▶ [What the task requires] After reading the records, print them all again exactly as they stand.

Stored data
■ ■ ■ ■ ■ ■ ■

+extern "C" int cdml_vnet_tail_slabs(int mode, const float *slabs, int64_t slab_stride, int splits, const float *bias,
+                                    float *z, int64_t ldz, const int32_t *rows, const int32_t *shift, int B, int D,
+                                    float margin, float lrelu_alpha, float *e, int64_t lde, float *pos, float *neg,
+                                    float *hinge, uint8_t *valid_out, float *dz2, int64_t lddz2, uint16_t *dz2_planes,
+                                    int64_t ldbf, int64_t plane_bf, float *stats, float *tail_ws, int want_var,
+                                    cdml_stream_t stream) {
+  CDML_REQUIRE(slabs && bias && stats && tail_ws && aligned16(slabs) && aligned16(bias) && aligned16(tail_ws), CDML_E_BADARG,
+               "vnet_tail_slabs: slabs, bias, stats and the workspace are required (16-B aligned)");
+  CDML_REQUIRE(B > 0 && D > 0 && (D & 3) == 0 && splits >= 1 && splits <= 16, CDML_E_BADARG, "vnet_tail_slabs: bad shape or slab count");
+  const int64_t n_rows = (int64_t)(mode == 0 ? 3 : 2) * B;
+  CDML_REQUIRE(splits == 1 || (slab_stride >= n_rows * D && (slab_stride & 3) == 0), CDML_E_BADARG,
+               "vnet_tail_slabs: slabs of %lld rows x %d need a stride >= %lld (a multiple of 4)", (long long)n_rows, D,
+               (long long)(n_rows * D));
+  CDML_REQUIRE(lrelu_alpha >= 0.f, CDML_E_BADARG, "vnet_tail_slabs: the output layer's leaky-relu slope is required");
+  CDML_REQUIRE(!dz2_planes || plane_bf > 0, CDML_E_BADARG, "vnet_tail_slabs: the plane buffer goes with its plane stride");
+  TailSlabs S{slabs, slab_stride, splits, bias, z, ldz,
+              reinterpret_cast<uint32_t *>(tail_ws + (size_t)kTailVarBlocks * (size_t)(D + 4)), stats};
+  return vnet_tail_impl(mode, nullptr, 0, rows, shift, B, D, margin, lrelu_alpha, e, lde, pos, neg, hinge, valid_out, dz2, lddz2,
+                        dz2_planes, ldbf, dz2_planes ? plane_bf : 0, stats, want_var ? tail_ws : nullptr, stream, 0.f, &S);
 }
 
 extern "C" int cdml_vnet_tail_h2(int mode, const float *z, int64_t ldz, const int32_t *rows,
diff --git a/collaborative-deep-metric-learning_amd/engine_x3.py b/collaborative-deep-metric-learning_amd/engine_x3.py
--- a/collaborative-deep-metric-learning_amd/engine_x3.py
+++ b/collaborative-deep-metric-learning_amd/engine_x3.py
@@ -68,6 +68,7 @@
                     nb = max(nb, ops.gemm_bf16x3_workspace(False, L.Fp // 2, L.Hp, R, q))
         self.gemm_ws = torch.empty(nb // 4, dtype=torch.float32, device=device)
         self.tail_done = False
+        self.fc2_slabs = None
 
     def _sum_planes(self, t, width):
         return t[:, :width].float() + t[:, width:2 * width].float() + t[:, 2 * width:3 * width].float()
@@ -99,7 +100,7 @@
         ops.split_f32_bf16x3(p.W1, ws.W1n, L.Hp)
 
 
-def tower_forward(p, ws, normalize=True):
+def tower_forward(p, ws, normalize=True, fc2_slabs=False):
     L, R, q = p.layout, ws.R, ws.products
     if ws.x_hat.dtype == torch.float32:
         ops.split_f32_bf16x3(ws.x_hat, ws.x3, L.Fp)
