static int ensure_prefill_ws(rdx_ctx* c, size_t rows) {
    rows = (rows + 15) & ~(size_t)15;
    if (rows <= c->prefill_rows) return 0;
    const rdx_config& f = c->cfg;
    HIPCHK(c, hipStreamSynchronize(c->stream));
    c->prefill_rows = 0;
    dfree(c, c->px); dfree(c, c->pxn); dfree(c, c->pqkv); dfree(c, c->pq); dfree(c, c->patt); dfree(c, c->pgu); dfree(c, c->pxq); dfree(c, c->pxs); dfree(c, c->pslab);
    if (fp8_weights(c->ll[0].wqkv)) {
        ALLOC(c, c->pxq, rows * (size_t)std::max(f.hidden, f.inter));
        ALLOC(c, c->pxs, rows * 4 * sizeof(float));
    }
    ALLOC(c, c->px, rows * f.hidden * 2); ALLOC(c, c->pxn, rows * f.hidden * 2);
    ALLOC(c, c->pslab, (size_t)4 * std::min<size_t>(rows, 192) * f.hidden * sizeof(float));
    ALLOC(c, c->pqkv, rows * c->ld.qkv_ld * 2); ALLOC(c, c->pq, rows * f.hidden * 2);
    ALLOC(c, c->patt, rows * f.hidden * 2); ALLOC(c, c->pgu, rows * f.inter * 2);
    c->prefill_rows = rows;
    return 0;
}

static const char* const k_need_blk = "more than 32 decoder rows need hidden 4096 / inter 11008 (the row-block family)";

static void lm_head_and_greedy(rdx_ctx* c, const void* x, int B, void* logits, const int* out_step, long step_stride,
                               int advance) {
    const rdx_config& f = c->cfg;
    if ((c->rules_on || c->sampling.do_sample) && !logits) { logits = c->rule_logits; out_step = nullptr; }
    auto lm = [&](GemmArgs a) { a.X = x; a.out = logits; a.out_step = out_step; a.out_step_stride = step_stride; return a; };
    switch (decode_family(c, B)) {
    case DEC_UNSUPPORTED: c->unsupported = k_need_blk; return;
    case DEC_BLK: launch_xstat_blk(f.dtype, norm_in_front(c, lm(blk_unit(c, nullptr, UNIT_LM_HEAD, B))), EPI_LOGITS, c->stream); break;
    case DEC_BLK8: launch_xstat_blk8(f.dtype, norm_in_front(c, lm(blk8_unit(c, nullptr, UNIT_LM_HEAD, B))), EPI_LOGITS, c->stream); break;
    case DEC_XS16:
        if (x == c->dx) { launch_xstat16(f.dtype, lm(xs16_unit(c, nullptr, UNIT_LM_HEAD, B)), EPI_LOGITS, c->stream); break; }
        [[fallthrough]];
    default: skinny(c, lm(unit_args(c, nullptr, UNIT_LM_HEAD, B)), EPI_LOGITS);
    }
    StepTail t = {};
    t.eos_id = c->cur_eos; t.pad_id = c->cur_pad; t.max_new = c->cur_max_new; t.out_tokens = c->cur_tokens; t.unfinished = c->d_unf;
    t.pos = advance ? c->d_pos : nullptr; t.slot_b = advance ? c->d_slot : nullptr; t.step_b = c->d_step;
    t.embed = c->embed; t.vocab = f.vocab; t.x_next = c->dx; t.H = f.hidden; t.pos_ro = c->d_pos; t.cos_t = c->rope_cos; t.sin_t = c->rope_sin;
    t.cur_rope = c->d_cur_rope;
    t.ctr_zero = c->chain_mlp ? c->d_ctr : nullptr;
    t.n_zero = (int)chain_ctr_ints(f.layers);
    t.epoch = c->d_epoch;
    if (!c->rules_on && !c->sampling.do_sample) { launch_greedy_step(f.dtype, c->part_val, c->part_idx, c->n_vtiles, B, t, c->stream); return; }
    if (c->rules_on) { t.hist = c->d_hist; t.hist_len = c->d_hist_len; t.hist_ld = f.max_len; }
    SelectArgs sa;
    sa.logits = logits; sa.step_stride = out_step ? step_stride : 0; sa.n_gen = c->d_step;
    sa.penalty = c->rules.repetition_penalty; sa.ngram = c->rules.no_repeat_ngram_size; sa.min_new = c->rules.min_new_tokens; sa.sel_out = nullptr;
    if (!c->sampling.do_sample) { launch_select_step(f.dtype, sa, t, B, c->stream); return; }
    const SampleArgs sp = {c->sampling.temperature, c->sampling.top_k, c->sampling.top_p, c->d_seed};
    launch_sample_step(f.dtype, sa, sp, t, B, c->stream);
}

■ ■ ■ ■ ■ ■ ■

▶ [Result below]
+extern "C" int cdml_vnet_tail_slabs(int mode, const float *slabs, int64_t slab_stride, int splits, const float *bias,
+                                    float *z, int64_t ldz, const int32_t *rows, const int32_t *shift, int B, int D,
+                                    float margin, float lrelu_alpha, float *e, int64_t lde, float *pos, float *neg,
+                                    float *hinge, uint8_t *valid_out, float *dz2, int64_t lddz2, uint16_t *dz2_planes,
+                                    int64_t ldbf, int64_t plane_bf, float *stats, float *tail_ws, int want_var,
+                                    cdml_stream_t stream) {
+  CDML_REQUIRE(slabs && bias && stats && tail_ws && aligned16(slabs) && aligned16(bias) && aligned16(tail_ws), CDML_E_BADARG,
+               "vnet_tail_slabs: slabs, bias, stats and the workspace are required (16-B aligned)");
+  CDML_REQUIRE(B > 0 && D > 0 && (D & 3) == 0 && splits >= 1 && splits <= 16, CDML_E_BADARG, "vnet_tail_slabs: bad shape or slab count");
+  const int64_t n_rows = (int64_t)(mode == 0 ? 3 : 2) * B;
+  CDML_REQUIRE(splits == 1 || (slab_stride >= n_rows * D && (slab_stride & 3) == 0), CDML_E_BADARG,
+               "vnet_tail_slabs: slabs of %lld rows x %d need a stride >= %lld (a multiple of 4)", (long long)n_rows, D,
+               (long long)(n_rows * D));
+  CDML_REQUIRE(lrelu_alpha >= 0.f, CDML_E_BADARG, "vnet_tail_slabs: the output layer's leaky-relu slope is required");
+  CDML_REQUIRE(!dz2_planes || plane_bf > 0, CDML_E_BADARG, "vnet_tail_slabs: the plane buffer goes with its plane stride");
+  TailSlabs S{slabs, slab_stride, splits, bias, z, ldz,
+              reinterpret_cast<uint32_t *>(tail_ws + (size_t)kTailVarBlocks * (size_t)(D + 4)), stats};
+  return vnet_tail_impl(mode, nullptr, 0, rows, shift, B, D, margin, lrelu_alpha, e, lde, pos, neg, hinge, valid_out, dz2, lddz2,
+                        dz2_planes, ldbf, dz2_planes ? plane_bf : 0, stats, want_var ? tail_ws : nullptr, stream, 0.f, &S);
 }
 
 extern "C" int cdml_vnet_tail_h2(int mode, const float *z, int64_t ldz, const int32_t *rows,
diff --git a/collaborative-deep-metric-learning_amd/engine_x3.py b/collaborative-deep-metric-learning_amd/engine_x3.py
--- a/collaborative-deep-metric-learning_amd/engine_x3.py
+++ b/collaborative-deep-metric-learning_amd/engine_x3.py
@@ -68,6 +68,7 @@
                     nb = max(nb, ops.gemm_bf16x3_workspace(False, L.Fp // 2, L.Hp, R, q))
         self.gemm_ws = torch.empty(nb // 4, dtype=torch.float32, device=device)
         self.tail_done = False
+        self.fc2_slabs = None
 
     def _sum_planes(self, t, width):
         return t[:, :width].float() + t[:, width:2 * width].float() + t[:, 2 * width:3 * width].float()
@@ -99,7 +100,7 @@
         ops.split_f32_bf16x3(p.W1, ws.W1n, L.Hp)
 
 
-def tower_forward(p, ws, normalize=True):
+def tower_forward(p, ws, normalize=True, fc2_slabs=False):
     L, R, q = p.layout, ws.R, ws.products
     if ws.x_hat.dtype == torch.float32:
         ops.split_f32_bf16x3(ws.x_hat, ws.x3, L.Fp)
static int ensure_prefill_ws(rdx_ctx* c, size_t rows) {
    rows = (rows + 15) & ~(size_t)15;
    if (rows <= c->prefill_rows) return 0;
    const rdx_config& f = c->cfg;
    HIPCHK(c, hipStreamSynchronize(c->stream));
    c->prefill_rows = 0;
    dfree(c, c->px); dfree(c, c->pxn); dfree(c, c->pqkv); dfree(c, c->pq); dfree(c, c->patt); dfree(c, c->pgu); dfree(c, c->pxq); dfree(c, c->pxs); dfree(c, c->pslab);
    if (fp8_weights(c->ll[0].wqkv)) {
        ALLOC(c, c->pxq, rows * (size_t)std::max(f.hidden, f.inter));
        ALLOC(c, c->pxs, rows * 4 * sizeof(float));
    }
    ALLOC(c, c->px, rows * f.hidden * 2); ALLOC(c, c->pxn, rows * f.hidden * 2);
    ALLOC(c, c->pslab, (size_t)4 * std::min<size_t>(rows, 192) * f.hidden * sizeof(float));
    ALLOC(c, c->pqkv, rows * c->ld.qkv_ld * 2); ALLOC(c, c->pq, rows * f.hidden * 2);
    ALLOC(c, c->patt, rows * f.hidden * 2); ALLOC(c, c->pgu, rows * f.inter * 2);
    c->prefill_rows = rows;
    return 0;
}

static const char* const k_need_blk = "more than 32 decoder rows need hidden 4096 / inter 11008 (the row-block family)";

static void lm_head_and_greedy(rdx_ctx* c, const void* x, int B, void* logits, const int* out_step, long step_stride,
                               int advance) {
    const rdx_config& f = c->cfg;
    if ((c->rules_on || c->sampling.do_sample) && !logits) { logits = c->rule_logits; out_step = nullptr; }
    auto lm = [&](GemmArgs a) { a.X = x; a.out = logits; a.out_step = out_step; a.out_step_stride = step_stride; return a; };
    switch (decode_family(c, B)) {
    case DEC_UNSUPPORTED: c->unsupported = k_need_blk; return;
    case DEC_BLK: launch_xstat_blk(f.dtype, norm_in_front(c, lm(blk_unit(c, nullptr, UNIT_LM_HEAD, B))), EPI_LOGITS, c->stream); break;
    case DEC_BLK8: launch_xstat_blk8(f.dtype, norm_in_front(c, lm(blk8_unit(c, nullptr, UNIT_LM_HEAD, B))), EPI_LOGITS, c->stream); break;
    case DEC_XS16:
        if (x == c->dx) { launch_xstat16(f.dtype, lm(xs16_unit(c, nullptr, UNIT_LM_HEAD, B)), EPI_LOGITS, c->stream); break; }
        [[fallthrough]];
    default: skinny(c, lm(unit_args(c, nullptr, UNIT_LM_HEAD, B)), EPI_LOGITS);
    }
    StepTail t = {};
    t.eos_id = c->cur_eos; t.pad_id = c->cur_pad; t.max_new = c->cur_max_new; t.out_tokens = c->cur_tokens; t.unfinished = c->d_unf;
    t.pos = advance ? c->d_pos : nullptr; t.slot_b = advance ? c->d_slot : nullptr; t.step_b = c->d_step;
    t.embed = c->embed; t.vocab = f.vocab; t.x_next = c->dx; t.H = f.hidden; t.pos_ro = c->d_pos; t.cos_t = c->rope_cos; t.sin_t = c->rope_sin;
    t.cur_rope = c->d_cur_rope;
    t.ctr_zero = c->chain_mlp ? c->d_ctr : nullptr;
    t.n_zero = (int)chain_ctr_ints(f.layers);
    t.epoch = c->d_epoch;
    if (!c->rules_on && !c->sampling.do_sample) { launch_greedy_step(f.dtype, c->part_val, c->part_idx, c->n_vtiles, B, t, c->stream); return; }
    if (c->rules_on) { t.hist = c->d_hist; t.hist_len = c->d_hist_len; t.hist_ld = f.max_len; }
    SelectArgs sa;
    sa.logits = logits; sa.step_stride = out_step ? step_stride : 0; sa.n_gen = c->d_step;
    sa.penalty = c->rules.repetition_penalty; sa.ngram = c->rules.no_repeat_ngram_size; sa.min_new = c->rules.min_new_tokens; sa.sel_out = nullptr;
    if (!c->sampling.do_sample) { launch_select_step(f.dtype, sa, t, B, c->stream); return; }
    const SampleArgs sp = {c->sampling.temperature, c->sampling.top_k, c->sampling.top_p, c->d_seed};
    launch_sample_step(f.dtype, sa, sp, t, B, c->stream);
}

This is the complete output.